Le témoignage de M. Colvin a continué de faire des vagues à la Chambre des communes, hier, l'opposition demandant une commission d'enquête publique pour faire la lumière sur toute la question du transfert des détenus. Comme la veille, le gouvernement conservateur a répondu en attaquant la crédibilité des affirmations du diplomate Colvin, basées selon Ottawa sur des «ouï-dire».
Qui savait quoi?
Une enquête publique permettrait notamment de savoir si les 18 rapports de Richard Colvin ont fait leur chemin jusqu'aux oreilles des ministres des Affaires étrangères et de la Défense. Entre mai 2006 et le printemps 2007, Richard Colvin a distribué ses rapports à environ 75 destinataires. En avril 2007, une directive émanant du sous-ministre délégué aux Affaires étrangères de l'époque, David Mulroney (actuel ambassadeur en Chine), a restreint le nombre de destinataires et a interdit aux fonctionnaires de faire état de la torture dans leurs rapports écrits: le téléphone était à privilégier.
Parmi les autres civils qui étaient au courant des problèmes de torture, toujours selon M. Colvin, on compte Margaret Bloodworth, conseillère du premier ministre pour la sécurité nationale, et Colleen Swords, sous-ministre adjointe aux Affaires étrangères (aujourd'hui aux Affaires indiennes).
Chez les militaires, ses rapports étaient envoyés au lieutenant-général Michel Gauthier, qui devait faire rapport à son supérieur, Rick Hillier. M. Gauthier — qui témoignera la semaine prochaine — a indiqué au réseau Global qu'il peut «affirmer avec confiance» que son personnel «n'avait pas l'habitude d'ignorer les rapports importants provenant du terrain».

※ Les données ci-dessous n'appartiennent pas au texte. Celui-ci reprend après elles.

+    auto c_in_of = [&](float sg) {
+        float cs, co, ci, tm;
+        step_scalings(ctx, sp, sg, cs, co, ci, tm);
+        return ci;
+    };
+    if (hoist) {
+        const float none[8] = {0.f, 0.f, 0.f, 0.f, 0.f, 0.f, 0.f, 0.f};
+        if (!upd.run(st.x, nullptr, nullptr, xin, (int64_t)per, ck, nb, euler_a, none, c_in_of(sigmas[0]))) {
+            set_error("the sampler-update launch could not be enqueued");
+            return false;
+        }
+        ++ctx->stats.sampler_update_launches;
+    }
+    const std::vector<std::pair<ggml_tensor*, ggml_tensor*>>* kv = nullptr;
+    std::string kv_tag;
+    if (hoist && ctx->params.diffusion_flash_attn) {
+        bool flash_all = true;
+        size_t n_attn  = 0;
+        {
+            ggml_init_params ip{0, nullptr, true};
+            ggml_context* pc = ggml_init(ip);
+            ctx->unet.for_each_cross_attention([&](const CrossAttention& a) {
+                const int64_t inner = a.to_k.w->ne[1], d = inner / a.n_head;
+                ggml_tensor* q  = ggml_new_tensor_3d(pc, GGML_TYPE_F32, d, 64, a.n_head * n_model);
+                ggml_tensor* k  = ggml_new_tensor_3d(pc, GGML_TYPE_F16, d, p->cond.n_tokens, a.n_head * n_model);
+                ggml_tensor* v  = ggml_new_tensor_3d(pc, GGML_TYPE_F16, d, p->cond.n_tokens, a.n_head * n_model);
+                ggml_tensor* fa = ggml_flash_attn_ext(pc, q, k, v, nullptr, 1.0f / sqrtf((float)d), 0, 0);
+                flash_all       = flash_all && ggml_backend_supports_op(ctx->backend, fa);
+                ++n_attn;
+            });
+            ggml_free(pc);
+        }
+        if (flash_all && n_attn > 0) {
+            if (!st.context_kv || st.context_kv->images != n_model || st.context_kv->tokens != p->cond.n_tokens) {
+                st.context_kv.reset(new sdm_ctx_t::SamplerState::ContextKv());
+                auto& ck2 = *st.context_kv;
+                ggml_init_params ip{0, nullptr, true};
+                ck2.cctx = ggml_init(ip);
+                ctx->unet.for_each_cross_attention([&](const CrossAttention& a) {
+                    const int64_t inner = a.to_k.w->ne[1], d = inner / a.n_head;
+                    ggml_tensor* k = ggml_new_tensor_3d(ck2.cctx, GGML_TYPE_F16, d, p->cond.n_tokens, a.n_head * n_model);
+                    ggml_tensor* v = ggml_new_tensor_3d(ck2.cctx, GGML_TYPE_F16, d, p->cond.n_tokens, a.n_head * n_model);
+                    ggml_set_name(k, "context.k");
+                    ggml_set_name(v, "context.v");
+                    ck2.kv.emplace_back(k, v);
+                });
+                ck2.buf = ggml_backend_alloc_ctx_tensors(ck2.cctx, ctx->backend);
+                if (!ck2.buf) {
+                    st.context_kv.reset();
+                    set_error("sampler state allocation failed");
+                    return false;
+                }
+                ck2.images = n_model, ck2.tokens = p->cond.n_tokens;
+                static std::atomic<uint64_t> g_kv_serial{0};
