template <class CFG>
__global__ void __launch_bounds__(CFG::TI* CFG::TJ)
evolve_e_kernel(DevF Ex, DevF Ey, DevF Ez, DevF Bx, DevF By, DevF Bz, DevF Jx, DevF Jy, DevF Jz,
                Box3 ub, Box3 bex, Box3 bey, Box3 bez, TileGrid tg, double dt, double idx, double idy,
                double idz) {
    constexpr int KC = CFG::KC, NT = CFG::NT;
    const long tile = xcd_tile_id(blockIdx.x, tg.ntiles);
    if (tile >= tg.ntiles) return;
    const int ti = (int)(tile % tg.nti);
    const int tj = (int)((tile / tg.nti) % tg.ntj);
    const int tk = (int)(tile / ((long)tg.nti * tg.ntj));
    const int i = ub.lo[0] + ti * CFG::TI + (int)threadIdx.x;
    const int j = ub.lo[1] + tj * CFG::TJ + (int)threadIdx.y;
    if (i >= ub.hi[0] || j >= ub.hi[1]) return;
    const int k0 = ub.lo[2] + tk * KC;
    const int k1 = min(k0 + KC, ub.hi[2]);
    const bool px = in_ij(bex, i, j), py = in_ij(bey, i, j), pz = in_ij(bez, i, j);
    constexpr double c2 = PhysConst::c * PhysConst::c;
    constexpr double mu0 = PhysConst::mu0;

    double* __restrict__ ex = Ex.p + Ex.off(i, j, k0);
    double* __restrict__ ey = Ey.p + Ey.off(i, j, k0);
    double* __restrict__ ez = Ez.p + Ez.off(i, j, k0);
    const double* __restrict__ bx = Bx.p + Bx.off(i, j, k0);
    const double* __restrict__ by = By.p + By.off(i, j, k0);
    const double* __restrict__ bz = Bz.p + Bz.off(i, j, k0);
    const double* __restrict__ jx = Jx.p + Jx.off(i, j, k0);
    const double* __restrict__ jy = Jy.p + Jy.off(i, j, k0);
    const double* __restrict__ jz = Jz.p + Jz.off(i, j, k0);

    if constexpr (CFG::BATCH != 0) {
        double bxv[KC + 1], byv[KC + 1], bzc[KC], bzj[KC], bzi[KC], bxj[KC], byi[KC], e0[KC], e1[KC], e2[KC], j0[KC], j1[KC], j2[KC];
        bool d0[KC], d1[KC], d2[KC];
        bxv[0] = ld_shared<NT>(bx - Bx.ks); byv[0] = ld_shared<NT>(by - By.ks);
#pragma unroll
        for (int n = 0; n < KC; ++n) {
            const int k = k0 + n;
            const bool in = k < k1;
            d0[n] = in && px && k >= bex.lo[2] && k < bex.hi[2];
            d1[n] = in && py && k >= bey.lo[2] && k < bey.hi[2];
            d2[n] = in && pz && k >= bez.lo[2] && k < bez.hi[2];
            bxv[n + 1] = byv[n + 1] = bzc[n] = bzj[n] = bzi[n] = bxj[n] = byi[n] = 0.0;
            e0[n] = e1[n] = e2[n] = j0[n] = j1[n] = j2[n] = 0.0;
            if (in) {
                bxv[n + 1] = ld_shared<NT>(bx + n * Bx.ks); byv[n + 1] = ld_shared<NT>(by + n * By.ks);
                bzc[n] = ld_shared<NT>(bz + n * Bz.ks);
                bzj[n] = ld_shared<NT>(bz + n * Bz.ks - Bz.js); bzi[n] = ld_shared<NT>(bz + n * Bz.ks - 1);
                bxj[n] = ld_shared<NT>(bx + n * Bx.ks - Bx.js); byi[n] = ld_shared<NT>(by + n * By.ks - 1);
            }
            if (d0[n]) { e0[n] = ld_once<NT>(ex + n * Ex.ks); j0[n] = ld_once<NT>(jx + n * Jx.ks); }
            if (d1[n]) { e1[n] = ld_once<NT>(ey + n * Ey.ks); j1[n] = ld_once<NT>(jy + n * Jy.ks); }
            if (d2[n]) { e2[n] = ld_once<NT>(ez + n * Ez.ks); j2[n] = ld_once<NT>(jz + n * Jz.ks); }
        }
        asm volatile("" : "+v"(bxv[0]), "+v"(byv[0]));
#pragma unroll
        for (int n = 0; n < KC; ++n)
            asm volatile("" : "+v"(bxv[n + 1]), "+v"(byv[n + 1]), "+v"(bzc[n]), "+v"(bzj[n]), "+v"(bzi[n]), "+v"(bxj[n]),
                              "+v"(byi[n]), "+v"(e0[n]), "+v"(e1[n]), "+v"(e2[n]), "+v"(j0[n]), "+v"(j1[n]), "+v"(j2[n]));
#pragma unroll
        for (int n = 0; n < KC; ++n) {
            if (d0[n]) st_once<NT>(ex + n * Ex.ks, e0[n] + c2 * dt * (-(idz * (byv[n + 1] - byv[n])) + (idy * (bzc[n] - bzj[n])) - mu0 * j0[n]));
            if (d1[n]) st_once<NT>(ey + n * Ey.ks, e1[n] + c2 * dt * (-(idx * (bzc[n] - bzi[n])) + (idz * (bxv[n + 1] - bxv[n])) - mu0 * j1[n]));
            if (d2[n]) st_once<NT>(ez + n * Ez.ks, e2[n] + c2 * dt * (-(idy * (bxv[n + 1] - bxj[n])) + (idx * (byv[n + 1] - byi[n])) - mu0 * j2[n]));
        }
        return;
    }
    double bx_km = ld_shared<NT>(bx - Bx.ks), by_km = ld_shared<NT>(by - By.ks);
#pragma unroll 4
    for (int k = k0; k < k1; ++k) {
        const double bx_c = ld_shared<NT>(bx), by_c = ld_shared<NT>(by), bz_c = ld_shared<NT>(bz);
        const double bz_jm = ld_shared<NT>(bz - Bz.js), bz_im = ld_shared<NT>(bz - 1);
        const double bx_jm = ld_shared<NT>(bx - Bx.js), by_im = ld_shared<NT>(by - 1);
        if (px && k >= bex.lo[2] && k < bex.hi[2])
            st_once<NT>(ex, ld_once<NT>(ex) + c2 * dt * (-(idz * (by_c - by_km)) + (idy * (bz_c - bz_jm)) - mu0 * ld_once<NT>(jx)));
        if (py && k >= bey.lo[2] && k < bey.hi[2])
            st_once<NT>(ey, ld_once<NT>(ey) + c2 * dt * (-(idx * (bz_c - bz_im)) + (idz * (bx_c - bx_km)) - mu0 * ld_once<NT>(jy)));
        if (pz && k >= bez.lo[2] && k < bez.hi[2])
            st_once<NT>(ez, ld_once<NT>(ez) + c2 * dt * (-(idy * (bx_c - bx_jm)) + (idx * (by_c - by_im)) - mu0 * ld_once<NT>(jz)));
        bx_km = bx_c; by_km = by_c;
        ex += Ex.ks; ey += Ey.ks; ez += Ez.ks; bx += Bx.ks; by += By.ks; bz += Bz.ks;
        jx += Jx.ks; jy += Jy.ks; jz += Jz.ks;
    }
}

using StProduction = StencilCfg<1, 1, 3, 1, 1>;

«Considérant notre responsabilité potentielle [...], on peut se demander pourquoi quelqu'un de nous aurait volontairement et délibérément ignoré de substantielles preuves qui pourraient ultimement nous impliquer dans un crime de guerre», a-t-il dit. Le général Hillier a répété n'avoir jamais lu de rapport de M. Colvin. Selon lui, le diplomate a «touché une vaste quantité de sujets, pour lesquels je ne suis pas sûr qu'il était qualifié».